Red Pepper (Capiscum) & Tomato Soup
This Red Pepper (Capiscum) & Tomato Soup is one of my all-time favourite soups, not only because it carries the sentimental value of having been the Thermomix demonstration soup recipe for UK Thermomix, but because I just love the way the red pepper blends with the tomato. And the pinch of cayenne pepper really lifts the whole soup. You can optimise the use of your Thermomix by steaming meat and vegetables in the Varoma while your soup cooks for up to 30 minutes before blending, for an all-in-one Varoma meal.
- 40 g red lentils
- 1 garlic clove
- 15 g olive oil
- 2 red peppers (capiscum), stems and seeds removed, and cut or ripped into chunks
- 1 medium onion, peeled and cut in two
- 400 g fresh chopped or tinned tomatoes
- 400 g stock (or water and a stock cube or Thermomix stock paste)

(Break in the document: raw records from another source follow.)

__device__ static inline void push_fix(const SigParams& P, bool bad, int lane, unsigned long long lane_le,
                                       long long at, uint32_t c1, long long ev, int r, int shifted) {
    const unsigned long long am = __ballot(bad);
    if (am) {
        unsigned int slot0 = 0;
        const int leader = __ffsll((long long)am) - 1;
        if (lane == leader) slot0 = atomicAdd(P.fix_count, (unsigned int)__popcll(am));
        slot0 = __shfl(slot0, leader);
        if (bad) {
            const unsigned int slot = slot0 + (unsigned int)__popcll(am & lane_le) - 1u;
            if (slot < P.fix_cap) {
                FixEntry fe; fe.at = at; fe.c1 = c1; fe.ev = ev; fe.read = r; fe.shifted = shifted; fe.pad = 0;
                P.fix[slot] = fe;
// ... 35 lines not shown
        const long long n1 = (long long)P.seglen[2 * r];
        if ((long long)base_pos + n_samples > n1 - P.shift_len && (long long)base_pos < n1) {
            shift_lo = (int)max(n1 - P.shift_len - (long long)base_pos, 0LL);
            shift_hi = (int)min(n1 - (long long)base_pos, (long long)n_samples);
        }
    }
    if (!take) {
        const int nt = (n_ev + 63) >> 6;
        const unsigned int q = atomicAdd(P.slow_count, (unsigned int)nt);
        for (int i = 0; i < nt; i++) P.slow_tiles[q + i] = rd.tile_off + lt * LEAN_EPL + i;
    }
    ItemDesc d;
    d.ev_first = rd.ev_off + (long long)lt * LEAN_EV;
    d.sig_base = sig_base;
    d.offset = rd.offset;
    d.n_ev = (take && n_samples > 0) ? n_ev : 0;
    d.n_samples = n_samples;
    d.at0 = P.rna ? read_len - 1u - base_pos : base_pos;
    d.ev_read0 = lt * LEAN_EV;
    d.read = r;
    d.shift_lo = shift_lo; d.shift_hi = shift_hi;
    d.slot_first = P.one ? rd.slot0 + lt * LEAN_EV : P.evrec32 ? (rd.slot0 >= 0 ? rd.slot0 : P.tile_link[rd.tile_off + lt * LEAN_EPL]) : 0;
    P.items[g] = d;
}
__global__ __launch_bounds__(256) void k_items(const SigParams P, const int n_stiles) { items_body(P, (int)blockIdx.x, n_stiles); }

template <typename T>
__device__ static inline T sload(const T* p) {
    static_assert(sizeof(T) % 4 == 0, "dword granularity");
    const __attribute__((address_space(4))) uint32_t* src =
        reinterpret_cast<const __attribute__((address_space(4))) uint32_t*>(reinterpret_cast<uintptr_t>(p));
    uint32_t w[sizeof(T) / 4];
#pragma unroll
    for (int q = 0; q < (int)(sizeof(T) / 4); q++) w[q] = src[q];
    T v;
    __builtin_memcpy(&v, w, sizeof v);
    return v;
}

template <int EPL>
struct LeanWaveLds {
    uint4 rec[64 * EPL];
    uint4 tb[66];
    int nfix;
    int pad[3];
    uint4 park[FIX_SLOTS];
};
template <int EPL>
struct LeanLds {
    uint32_t mult[MULT_N];
    LeanWaveLds<EPL> w[4];
};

- salt, pepper and cayenne pepper to taste
- Grind the red lentils 30 seconds/Speed 10. Tip out and reserve. No need to clean the TM bowl.
- Peel the garlic: 4 seconds/Reverse blade function/Speed 4. Remove the skins and leave the garlic in the bowl.
- Add the olive oil, red peppers (capiscum) and onion and chop 5 seconds/Speed 5. Scrape sides of TM bowl with spatula.
- Sauté 5 minutes/120° C/Speed 1/MC off (TM31: 5 minutes/100° C/Speed 1/MC off).
- Add the stock (or water and stock cube), tomatoes, ground lentils, salt and pepper to taste and a pinch of cayenne pepper (optional). Cook 15 minutes/Varoma/Speed 2 (or up to 30 minutes if steaming meat and vegetables at the same time in the Varoma).
- Make sure the MC is on the lid of your Thermomix and blend your soup 1 minute/Speed 10.
- If desired, serve with croutons, a swirl of cream and chopped fresh herbs.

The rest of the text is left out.